Adaptive Illumination Recovery for BackLit Images: Leveraging URetinex-Net and Iterative Prompt Learning
摘要
This paper presents a low-light image enhancement model built on image–text contrastive pre-training. The approach integrates an adaptive prior–based enhancement module with the CLIP semantic guidance framework to address the limitations of existing methods [19, 30]. Earlier low-light enhancement systems can align visual features with text supervision to some degree, yet they often struggle in scenes with severe darkness or strong backlighting. Other models improve image brightness effectively but do not fully utilize the broad and diverse priors available in CLIP for distinguishing illumination conditions [35]. Our method introduces a learnable illumination enhancement network that draws on the Retinex decomposition principle and incorporates adaptive physical priors. This design enables a more reliable separation of reflectance and illumination, allowing the network to handle challenging lighting variations. At the framework level, we adopt a CLIP-based prompt learning strategy and incorporate an iterative contrastive mechanism [3]. This allows the system to generate task-relevant guidance automatically, avoiding hand-crafted prompts or manual tuning.

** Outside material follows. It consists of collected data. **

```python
class TextLinParams(ctypes.Structure):
# ... 87 lines not shown
    "ppt_lnlin_retile": (c_int, [c_void_p, c_void_p, c_int, c_void_p]),
    "ppt_lnlin": (c_int, [ctypes.POINTER(LnLinParams), c_void_p]),
    "ppt_text_mlp_retile": (c_int, [c_void_p, c_void_p, c_void_p, c_void_p, c_void_p]),
    "ppt_text_mlp_pair": (c_int, [ctypes.POINTER(TextMlpParams), c_void_p]),
    "ppt_text_mlp_retile_split": (c_int, [c_void_p, c_void_p, c_void_p, c_void_p, c_int, c_void_p]),
    "ppt_text_lin_retile_split": (c_int, [c_void_p, c_void_p, c_int, c_int, c_int, c_void_p]),
    "ppt_text_lin_split": (c_int, [ctypes.POINTER(TextLinParams), c_void_p]),
    "ppt_text_lin_retile16": (c_int, [c_void_p, c_void_p, c_int, c_int, c_void_p]),
    "ppt_text_lin16": (c_int, [ctypes.POINTER(TextLin16Params), c_void_p]),
    "ppt_vit_mlp3_retile": (c_int, [c_void_p, c_void_p, c_void_p, c_void_p, c_void_p]),
    "ppt_vit_mlp3_bf16": (c_int, [ctypes.POINTER(VitMlpParams), c_void_p]),
    "ppt_rowgemm_bf16": (c_int, [ctypes.POINTER(RowGemmParams), c_void_p]),
    "ppt_layernorm_fwd": (c_int, [c_void_p, c_void_p, c_int, c_void_p, c_void_p, c_void_p, c_void_p, c_int,
                                  c_void_p, c_void_p, c_int, c_int, c_float, c_void_p]),
    "ppt_layernorm_bwd": (c_int, [c_void_p, c_void_p, c_void_p, c_void_p, c_void_p, c_void_p, c_int,
                                  c_void_p, c_int, c_void_p, c_void_p, c_int, c_int, c_int, c_void_p]),
    "ppt_layernorm_fwd_sum": (c_int, [c_void_p, c_void_p, c_void_p, c_int, c_void_p, c_void_p, c_void_p, c_void_p, c_int,
                                      c_void_p, c_void_p, c_int, c_int, c_float, c_void_p]),
    "ppt_layernorm_bwd_sum": (c_int, [c_void_p, c_int, c_void_p, c_void_p, c_void_p, c_void_p, c_void_p, c_int,
                                      c_void_p, c_int, c_int, c_int, c_void_p]),
    "ppt_col_sums": (c_int, [c_void_p, c_int, c_int, c_int, c_int64, c_void_p, c_void_p]),
    "ppt_attention_fwd": (c_int, [c_void_p, c_void_p, c_void_p, c_int, c_int, c_int, c_int, c_float, c_int,
                                  c_int, c_void_p]),
    "ppt_attention_bwd": (c_int, [c_void_p, c_void_p, c_void_p, c_void_p, c_void_p, c_void_p, c_int, c_int,
                                  c_int, c_int, c_float, c_int, c_int, c_void_p]),
    "ppt_attention_prefix_workspace_bytes": (ctypes.c_size_t, [c_int, c_int, c_int, c_int]),
    "ppt_pointmlp_cloud_rstd": (c_int, [c_void_p, c_int, c_int, ctypes.c_double, c_void_p, c_void_p]),
    "ppt_pointmlp_pq": (c_int, [c_void_p, c_void_p, c_void_p, c_void_p, c_void_p, c_void_p, c_int, c_int, c_int, c_int, c_void_p]),
    "ppt_attention_bwd_split16": (c_int, [c_void_p, c_void_p, c_void_p, c_void_p, c_void_p, c_void_p, c_void_p, c_int, c_int, c_int, c_int, c_int, c_float, c_int, c_void_p]),
    "ppt_attention_fwd_split16": (c_int, [c_void_p, c_void_p, c_void_p, c_int, c_int, c_int, c_int, c_int, c_float, c_int, c_void_p]),
    "ppt_attention_prefix_fwd": (c_int, [c_void_p, c_void_p, c_void_p, c_int, c_int, c_int, c_int, c_int, c_float, c_int, c_void_p]),
    "ppt_attention_prefix_bwd": (c_int, [c_void_p, c_void_p, c_void_p, c_void_p, c_void_p, c_void_p, c_void_p, c_int, c_int, c_int,
                                         c_int, c_int, c_float, c_int, c_void_p]),
    "ppt_conv1_stats": (c_int, [c_void_p, c_int64, c_void_p, c_void_p, c_int, c_void_p, c_void_p,
                                ctypes.POINTER(c_int), c_void_p]),
    "ppt_conv1_stats_max_partials": (c_int, [c_int64]),
    "ppt_conv1_stats_rows_per_partial": (c_int, []),
    "ppt_bn_finalize": (c_int, [c_void_p, c_void_p, c_int, c_int, c_int64, c_int, c_void_p, c_void_p, c_float, c_int,
                                c_float, c_void_p, c_void_p, c_void_p, c_void_p, c_void_p, c_void_p]),
    "ppt_bn_finalize_ws": (c_int, [c_void_p, c_void_p, c_int, c_int, c_int64, c_int, c_void_p, c_void_p, c_float, c_int,
                                   c_float, c_void_p, c_void_p, c_void_p, c_void_p, c_void_p, c_void_p, c_void_p, c_void_p,
                                   ctypes.c_size_t, c_void_p]),
    "ppt_rows_stats_rows_per_partial": (c_int, []),
    "ppt_rows_stats_f32": (c_int, [c_void_p, c_int64, c_int, c_void_p, c_void_p, c_void_p]),
    "ppt_bn_rows_bwd_reduce": (c_int, [c_void_p, c_void_p, c_void_p, c_void_p, c_void_p, c_void_p, c_int, c_int64, c_int,
                                       c_void_p, c_void_p, c_void_p]),
    "ppt_bn_rows_bwd_apply": (c_int, [c_void_p, c_void_p, c_void_p, c_void_p, c_void_p, c_void_p, c_void_p, c_void_p, c_int,
                                      c_int, c_int64, c_int, c_void_p, c_void_p, c_int, c_void_p]),
    "ppt_bn_finalize_workspace_bytes": (ctypes.c_size_t, [c_int, c_int]),
    "ppt_gn_stats_chunks": (c_int, [c_int]),
    "ppt_gn_bwd_chunks": (c_int, [c_int]),
    "ppt_gn_stats": (c_int, [c_void_p, c_int, c_int, c_int, c_int, c_void_p, c_void_p]),
    "ppt_gn_lrelu_max": (c_int, [c_void_p, c_void_p, c_void_p, c_void_p, c_void_p, c_int, c_int, c_int, c_int, c_int, c_float,
                                 c_void_p, c_void_p, c_void_p]),
    "ppt_gn_bwd_sums": (c_int, [c_void_p, c_void_p, c_void_p, c_void_p, c_void_p, c_void_p, c_void_p, c_int, c_int, c_int, c_int,
                                c_int, c_float, c_void_p, c_void_p, c_void_p]),
    "ppt_gn_bwd_apply": (c_int, [c_void_p, c_void_p, c_void_p, c_void_p, c_void_p, c_void_p, c_void_p, c_void_p, c_int, c_int,
                                 c_int, c_int, c_int, c_float, c_void_p, c_void_p]),
    "ppt_mini_pointnet_conv12_bf16": (c_int, [c_void_p, c_int64, c_void_p, c_void_p, c_void_p, c_void_p, c_int, c_void_p, c_void_p,
                                              c_int, c_void_p, c_void_p, c_void_p]),
    "ppt_mini_pointnet_conv3_bf16": (c_int, [c_void_p, c_int64, c_int, c_void_p, c_void_p, c_int, c_void_p, c_void_p, c_void_p,
                                             c_void_p]),
    "ppt_mini_pointnet_conv4_bf16": (c_int, [c_void_p, c_int64, c_int, c_void_p, c_void_p, c_void_p, c_void_p, c_int, c_void_p,
                                             c_void_p]),
    "ppt_mini_pointnet_conv12_half": (c_int, [c_void_p, c_int64, c_void_p, c_void_p, c_void_p, c_void_p, c_int, c_void_p, c_void_p,
                                              c_int, c_void_p, c_void_p, c_int, c_void_p]),
# ... 61 lines not shown
```

### ppt_amd/csrc/attention.hip

```cpp
#include "attn_common.h"

namespace {

constexpr int SEG = 16, KT = 32, ROWS = 64;

__device__ __forceinline__ float quad_sum(float v)
{
    v += __uint_as_float(dpp_mov<0xB1, 0xf>(__float_as_uint(v)));
    v += __uint_as_float(dpp_mov<0x4E, 0xf>(__float_as_uint(v)));
    return v;
}

template <typename T>
__device__ __forceinline__ void stage_rows(const T *__restrict__ base, int64_t row_stride, int r0, int Tlen,
                                           float *dst, int Tfull, int P, int v)
{
    for (int i = threadIdx.x; i < KT * HD; i += blockDim.x) {
        const int r = i >> 6, d = i & 63;
        dst[i] = (r0 + r) < Tlen ? dt<T>::load(base + am_row(Tfull, P, v, r0 + r) * row_stride + d) : 0.0f;
    }
}

template <typename T>
__global__ __launch_bounds__(256) void attn_fwd_quad(const T *__restrict__ qkv, T *__restrict__ out,
// ... 334 lines not shown
        if (rc != PPT_EUNSUPPORTED) return rc;
        return f16 ? attn_bwd_t<f16_t>(qkv, out, dout, lse, delta, dqkv, Bt, T, H, scale, causal, P, part, false, s)
                   : attn_bwd_t<bf16_t>(qkv, out, dout, lse, delta, dqkv, Bt, T, H, scale, causal, P, part, false, s);
    }
    return PPT_EINVAL;
}

extern "C" int ppt_attention_bwd(const void *qkv, const void *out, const void *dout, const float *lse, float *delta,
                                 void *dqkv, int Bt, int T, int H, int hd, float scale, int causal, int dtype,
                                 void *stream)
{
    return attn_bwd_any(qkv, out, dout, lse, delta, dqkv, nullptr, Bt, T, 0, H, hd, scale, causal, dtype, stream);
}

extern "C" size_t ppt_attention_prefix_workspace_bytes(int C, int P, int H, int hd)
{
    return (size_t)(C + 1) * (size_t)P * 2 * (size_t)H * (size_t)hd * sizeof(float);
}

extern "C" int ppt_attention_prefix_fwd(const void *qkv, void *out, float *lse, int C, int T, int P, int H, int hd, float scale,
                                        int dtype, void *stream)
{
    if (P <= 0 || P >= T) return PPT_EINVAL;
    return attn_fwd_any(qkv, out, lse, C, T, P, H, hd, scale, 1, dtype, stream);
}

extern "C" int ppt_attention_prefix_bwd(const void *qkv, const void *out, const void *dout, const float *lse, float *delta,
                                        void *dqkv, float *part, int C, int T, int P, int H, int hd, float scale, int dtype,
                                        void *stream)
{
    if (P <= 0 || P >= T) return PPT_EINVAL;
    return attn_bwd_any(qkv, out, dout, lse, delta, dqkv, part, C, T, P, H, hd, scale, 1, dtype, stream);
}
```

### ppt_amd/csrc/attention_mfma.hip

```cpp
#include <stdlib.h>
#include <type_traits>
#include "attn_common.h"

namespace {

template <int FORM> struct AttnForm {
    using F = typename std::conditional<FORM == PPT_BF16, bf16_t, f16_t>::type;
    using T = bf16_t;
    using chunk_t = uint4;
    static constexpr int IMAGES = 1, CH_SHIFT = 3;
    static constexpr float P_PRE = 1.0f;
    struct Q { chunk_t raw[4][1]; };

    static __device__ __forceinline__ chunk_t zero() { return make_uint4(0, 0, 0, 0); }
    static __device__ __forceinline__ void prep_q(Q &, int) {}
    static __device__ __forceinline__ void write(unsigned char *kimg, unsigned char *vimg, int row, int ch, const chunk_t &k, const chunk_t &v)
    {
        *reinterpret_cast<uint4 *>(kimg + k_off(row, ch)) = k;
        *reinterpret_cast<uint4 *>(vimg + v_off(row, ch * 16)) = v;
    }
    static __device__ __forceinline__ float peel_dot(const T *kl, const Q &q, int h)
    {
        float dot = 0.f;
#pragma unroll
// ... 878 lines not shown
__global__ __launch_bounds__(256, 2) void attn_bwd_dq_mfma(const bf16_t *__restrict__ qkv, const bf16_t *__restrict__ dout,
                                                        const float *__restrict__ lse, const float *__restrict__ delta,
                                                        bf16_t *__restrict__ dqkv, int Tfull, int H, float scale, int P, int C)
{
    __shared__ __align__(16) unsigned char smem[DQ_SMEM];
    attn_bwd_dq_body<F, CAUSAL, false>(qkv, nullptr, dout, lse, delta, dqkv, Tfull, H, scale, P, C, smem, blockIdx.x, blockIdx.y);
}
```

Experiments on the BAID low-light benchmark show that the proposed model achieves consistent improvements over prior work. Compared with CLIP-LIT, one of the strongest recent methods, our approach improves Peak Signal-to-Noise Ratio (PSNR) by 12.3% and Structural Similarity Index (SSIM) by 14.6%. These results demonstrate the effectiveness of our model in realistic low-light and backlit environments.